CAcert is a community driven initiative to provide anyone with free X.509 certificates. Of course CAcert needs a basis for verifying the identity of applicants, this is provided for through a web of trust. Within the web of trust composed of CAcert members there are CAcert assurers. An assurer can verify the identity of other CAcert members through a personal meeting and inspection of government issues identity papers. The assurer then issues the user who had his or her identity verified a certain number of trust points. A user who has collected 50 or more trust points is considered to have a verified identity, a user who has collected 100 or more trust points becomes an assurer.
One problem with CAcert certificates is that the CAcert root certificate has not yet been integrated into many of the popular operating systems and internet clients such as web browsers and mail clients. This means that people who want to verify a CAcert issued certificate, either explicitly or implicitly (e.g. visiting a https site or receiving a signed mail secured with a CAcert certificate) need to install the CAcert root certificate manually and hence be familiar with digital certificates and digital security. Not something one can expect from the average internet user.

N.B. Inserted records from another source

# Healthcare-Robotics/assistive-gym

Hardware: NVIDIA H100
Metric: env-steps/sec FeedingJaco-v1 @batch4096 (higher is better)
Workload: dtype f32

## Files before the change

assistive_gym_b200/csrc/ag_bathing.cuh:

```cuda
#pragma once
#include "ag_task.cuh"
#include "../../include/agphys.h"

struct BathDev {
  AgBathingParams P;
  int *male, *iteration, *task_success, *total_targets;
  float* action;
  float* targets;
  int* alive;
  int* target_link;
  float* target_local;
  float* dist_part;
  int n_slots;
};

AG_HDN inline void bathing_pre_body(int e, const SimDev& S, const KP& p) {
  const BathDev& B = *(const BathDev*)p.p1;
  const float* act = (const float*)p.p0 + (size_t)e * (7 + p.i0);
  B.iteration[e] += 1;
  arm_action_targets(S, e, act, B.action, B.P.arm_links, B.P.arm_lower, B.P.arm_upper, B.P.action_multiplier, B.P.frame_skip);
}

AG_HDN inline void bathing_dist_body(int tid, const SimDev& S, const KP& p) {
  const int N = S.N;
  const BathDev& B = *(const BathDev*)p.p1;
  int e = tid % N, slot = tid / N;
  bool male = B.male[e] != 0;
  int c0 = male ? B.P.human_col0_m : B.P.human_col0_f, nc = male ? B.P.human_ncol_m : B.P.human_ncol_f;
  float best = 5.0f;
  if (slot < nc) {
    int ch = c0 + slot;
    int lt = AG_LDG(S.body_link0 + B.P.tool_body), nlt = AG_LDG(S.body_nlinks + B.P.tool_body);
    for (int l = lt; l < lt + nlt; l++) {
      int t0 = AG_LDG(S.link_col0 + l), tn = AG_LDG(S.link_ncol + l);
      for (int ct = t0; ct < t0 + tn; ct++) {
        NpOut out[4];
        int ca = ct < ch ? ct : ch, cb = ct < ch ? ch : ct;
        if (narrow_pair(S, e, ca, cb, 5.0f, false, out)) best = fminf(best, out[0].d);
      }
    }
  }
  B.dist_part[(size_t)slot * N + e] = best;
}

AG_HDN inline void bathing_track_body(int tid, const SimDev& S, const KP& p) {
  const int N = S.N;
  const BathDev& B = *(const BathDev*)p.p1;
  const int e = tid % N, t = tid / N;
  const int link = B.target_link[(size_t)t * N + e];
  if (link < 0) return;
  st3(B.targets, t, N, e, ld3(S.lpos, link, N, e) + qrot(ld4(S.lquat, link, N, e), ld3(B.target_local, t, N, e)));
}

// ... 49 lines not shown
```

assistive_gym_b200/csrc/ag_device.cuh:

```cuda
#pragma once
#include <string.h>
#include "ag_math.cuh"
#include "ag_types.h"

AG_HD float ld1(const float* p, int item, int N, int e) { return p[(size_t)item * N + e]; }
AG_HD void st1(float* p, int item, int N, int e, float v) { p[(size_t)item * N + e] = v; }
AG_HD f3 ld3(const float* p, int item, int N, int e) {
  size_t b = (size_t)item * 3 * N + e;
  return f3(p[b], p[b + N], p[b + 2 * (size_t)N]);
}
AG_HD void st3(float* p, int item, int N, int e, f3 v) {
  size_t b = (size_t)item * 3 * N + e;
  p[b] = v.x; p[b + N] = v.y; p[b + 2 * (size_t)N] = v.z;
}
AG_HD q4 ld4(const float* p, int item, int N, int e) {
  size_t b = (size_t)item * 4 * N + e;
  return q4(p[b], p[b + N], p[b + 2 * (size_t)N], p[b + 3 * (size_t)N]);
}
AG_HD void st4(float* p, int item, int N, int e, q4 v) {
  size_t b = (size_t)item * 4 * N + e;
  p[b] = v.x; p[b + N] = v.y; p[b + 2 * (size_t)N] = v.z; p[b + 3 * (size_t)N] = v.w;
}
AG_HD f3 tv3(const float* p, int i) { return f3(AG_LDG(p + 3 * i), AG_LDG(p + 3 * i + 1), AG_LDG(p + 3 * i + 2)); }
AG_HD q4 tv4(const float* p, int i) { return q4(AG_LDG(p + 4 * i), AG_LDG(p + 4 * i + 1), AG_LDG(p + 4 * i + 2), AG_LDG(p + 4 * i + 3)); }
// ... 50 lines not shown
  f3 hw(fabsf(R.m[0]) * h.x + fabsf(R.m[1]) * h.y + fabsf(R.m[2]) * h.z + r,
        fabsf(R.m[3]) * h.x + fabsf(R.m[4]) * h.y + fabsf(R.m[5]) * h.z + r,
        fabsf(R.m[6]) * h.x + fabsf(R.m[7]) * h.y + fabsf(R.m[8]) * h.z + r);
  st3(S.cmin, c, N, e, ctr - hw); st3(S.cmax, c, N, e, ctr + hw);
}
AG_HDN inline void linkaabb_body(int tid, const SimDev& S, const KP& p) {
  const int N = S.N;
  int e = tid % N, i = tid / N;
  int k = AG_LDG((const int*)p.p0 + i);
  int c0 = AG_LDG(S.link_col0 + k), ncl = AG_LDG(S.link_ncol + k);
  f3 mn(1e30f, 1e30f, 1e30f), mx(-1e30f, -1e30f, -1e30f);
  for (int c = c0; c < c0 + ncl; c++) { mn = fmin3(mn, ld3(S.cmin, c, N, e)); mx = fmax3(mx, ld3(S.cmax, c, N, e)); }
  st3(S.lmin, k, N, e, mn); st3(S.lmax, k, N, e, mx);
}

AG_HD bool aabb_ov(f3 amin, f3 amax, f3 bmin, f3 bmax, float m) {
  return !(amin.x > bmax.x + m || bmin.x > amax.x + m || amin.y > bmax.y + m || bmin.y > amax.y + m ||
           amin.z > bmax.z + m || bmin.z > amax.z + m);
}

AG_HD void seg_origin(d3 a, d3 b, double& u, double& v) {
  d3 ab = b - a;
  double t = -dot(a, ab), den = dot(ab, ab);
  if (t <= 0.0 || den <= 0.0) { u = 1.0; v = 0.0; return; }
  if (t >= den) { u = 0.0; v = 1.0; return; }
  v = t / den; u = 1.0 - v;
}
AG_HD void tri_origin(d3 a, d3 b, d3 c, double& u, double& v, double& w) {
  d3 ab = b - a, ac = c - a;
  double d1 = -dot(ab, a), d2 = -dot(ac, a);
// ... 26 lines not shown
  int bi = 0; float best = -3.0e38f;
  const int ng = (n + 3) >> 2;
  const float* p = vq + (size_t)g0 * 12;
  for (int g = 0; g < ng; g++, p += 12) {
    vq4 X = ldq4(p), Y = ldq4(p + 4), Z = ldq4(p + 8);
    float d0 = d.x * X.x + d.y * Y.x + d.z * Z.x, d1 = d.x * X.y + d.y * Y.y + d.z * Z.y;
    float d2 = d.x * X.z + d.y * Y.z + d.z * Z.z, d3v = d.x * X.w + d.y * Y.w + d.z * Z.w;
    if (d0 > best) { best = d0; bi = 4 * g; }
    if (d1 > best) { best = d1; bi = 4 * g + 1; }
    if (d2 > best) { best = d2; bi = 4 * g + 2; }
    if (d3v > best) { best = d3v; bi = 4 * g + 3; }
  }
  return bi < n ? bi : 0;
}

AG_HDN inline bool gjk_cores(const float* verts, const float* vq, int va0, int ga0, int nA, int vb0, int gb0, int nB, const m3& R, f3 t,
                             f3& pa, f3& pb, f3& nrm, float& dist) {
  d3 W[4]; f3 PA[4], PB[4];
  int IA[4], IB[4];
  double lam[4] = {1.0, 0.0, 0.0, 0.0};
  int n = 0;
  d3 v = to_d3(mul(R, tv3(verts, va0)) + t) - to_d3(tv3(verts, vb0));
  if (dot(v, v) < 1e-20) v = d3(1.0, 0.0, 0.0);
  bool overlap = false;
  double lower_bound = 0.0;
  for (int it = 0; it < 32; it++) {
    f3 vf = to_f3(v);
    f3 da = mulT(R, -vf);
    int ia = support4(vq, ga0, nA, da), ib = support4(vq, gb0, nB, vf);
    f3 sa = mul(R, tv3(verts, va0 + ia)) + t;
    f3 sb = tv3(verts, vb0 + ib);
    d3 w = to_d3(sa) - to_d3(sb);
    double vv = dot(v, v);
    double vw = dot(v, w);
    if (n > 0 && vw > 0.0) lower_bound = fmax(lower_bound, vw / sqrt(vv));
    if (n > 0 && vv - vw <= 1e-10 * vv) break;
    bool dup = false;
    for (int i = 0; i < n; i++) if (IA[i] == ia && IB[i] == ib) dup = true;
    if (dup) break;
    W[n] = w; PA[n] = sa; PB[n] = sb; IA[n] = ia; IB[n] = ib; n++;
    if (n == 1) { lam[0] = 1.0; }
    else if (n == 2) {
      double u, s; seg_origin(W[0], W[1], u, s);
      if (s <= 0.0) { n = 1; lam[0] = 1.0; }
      else if (u <= 0.0) { W[0] = W[1]; PA[0] = PA[1]; PB[0] = PB[1]; IA[0] = IA[1]; IB[0] = IB[1]; n = 1; lam[0] = 1.0; }
      else { lam[0] = u; lam[1] = s; }
    } else if (n == 3) {
      double l3[3]; tri_origin(W[0], W[1], W[2], l3[0], l3[1], l3[2]);
      int m = 0;
      for (int i = 0; i < 3; i++) if (l3[i] > 0.0) { W[m] = W[i]; PA[m] = PA[i]; PB[m] = PB[i]; IA[m] = IA[i]; IB[m] = IB[i]; lam[m] = l3[i]; m++; }
      n = m;
    } else {
      double bestd = 1e300; int bf = -1; double bl[3] = {0.0, 0.0, 0.0};
      double bestd_all = 1e300; int bf_all = 0; double bla[3] = {1.0, 0.0, 0.0};
      bool any_out = false;
      for (int f = 0; f < 4; f++) {
        int i0 = (f == 3) ? 1 : 0, i1 = (f == 0) ? 1 : ((f == 1) ? 2 : 3), i2 = (f == 0) ? 2 : ((f == 1) ? 3 : ((f == 2) ? 1 : 2)), i3 = (f == 0) ? 3 : ((f == 1) ? 1 : ((f == 2) ? 2 : 0));
        d3 a = W[i0], b = W[i1], c = W[i2], d = W[i3];
        d3 nn = cross(b - a, c - a);
        double sp = -dot(a, nn), sd = dot(d - a, nn);
        double nl = sqrt(dot(nn, nn));
        double tol_d = 1e-9 * nl * sqrt(dot(d - a, d - a)), tol_p = 1e-9 * nl * sqrt(dot(a, a));
        bool inside = (sp * sd > 0.0) && (fabs(sd) > tol_d) && (fabs(sp) > tol_p);
        double u, s, r; tri_origin(a, b, c, u, s, r);
        d3 pt = a * u + b * s + c * r;
        double dd = dot(pt, pt);
        if (dd < bestd_all) { bestd_all = dd; bf_all = f; bla[0] = u; bla[1] = s; bla[2] = r; }
        if (inside) continue;
        any_out = true;
        if (dd < bestd) { bestd = dd; bf = f; bl[0] = u; bl[1] = s; bl[2] = r; }
      }
      if (!any_out) {
        if (lower_bound <= 1e-7) { overlap = true; break; }
        bf = bf_all; bl[0] = bla[0]; bl[1] = bla[1]; bl[2] = bla[2];
      }
      int f = bf;
      int id[3];
      id[0] = (f == 3) ? 1 : 0; id[1] = (f == 0) ? 1 : ((f == 1) ? 2 : 3); id[2] = (f == 0) ? 2 : ((f == 1) ? 3 : ((f == 2) ? 1 : 2));
      d3 tw[3]; f3 ta[3], tb[3]; int tia[3], tib[3];
      for (int i = 0; i < 3; i++) { tw[i] = W[id[i]]; ta[i] = PA[id[i]]; tb[i] = PB[id[i]]; tia[i] = IA[id[i]]; tib[i] = IB[id[i]]; }
      int m = 0;
      for (int i = 0; i < 3; i++) if (bl[i] > 0.0) { W[m] = tw[i]; PA[m] = ta[i]; PB[m] = tb[i]; IA[m] = tia[i]; IB[m] = tib[i]; lam[m] = bl[i]; m++; }
      n = m;
    }
    d3 nv(0.0, 0.0, 0.0);
    for (int i = 0; i < n; i++) nv = nv + W[i] * lam[i];
    v = nv;
    if (dot(v, v) <= 1e-16) { overlap = true; break; }
  }
  if (overlap) return true;
  d3 qa(0.0, 0.0, 0.0), qb(0.0, 0.0, 0.0);
  for (int i = 0; i < n; i++) { qa = qa + to_d3(PA[i]) * lam[i]; qb = qb + to_d3(PB[i]) * lam[i]; }
  d3 d = qa - qb;
  double dn = sqrt(dot(d, d));
  pa = to_f3(qa); pb = to_f3(qb);
  dist = (float)dn;
  nrm = dn > 0.0 ? to_f3(d * (1.0 / dn)) : f3(0.f, 0.f, 1.f);
  return false;
}
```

Thawte is a commercial X.509 certificate authority. To provide individuals with secure e-mail communications Thawte set up the FreeMail program in which individuals can obtain free X.509 certificates for mail signing and encryption. Thawte does however not provide certificates for other uses such as server certificates or code signing certificates for free.
In order to verify the identity of individuals Thawte uses a web of trust model very much like the CAcert web of trust. Members of the Thawte WOT can have their identities verified by a Thawte notary through a face to face meeting and presenting government issued identity papers. Again members can receive trust points from the notaries through such meetings and can obtain a named certificate once they reach 50 trust points and become a notary themselves when they reach 100 trust points.
The obvious advantage is that the Thawte root certificate has been integrated with nearly all relevant software in use. Many operating systems, web browsers and mail clients contain the Thawte root certificate and thus almost anyone can readily verify a Thawte issues certificate.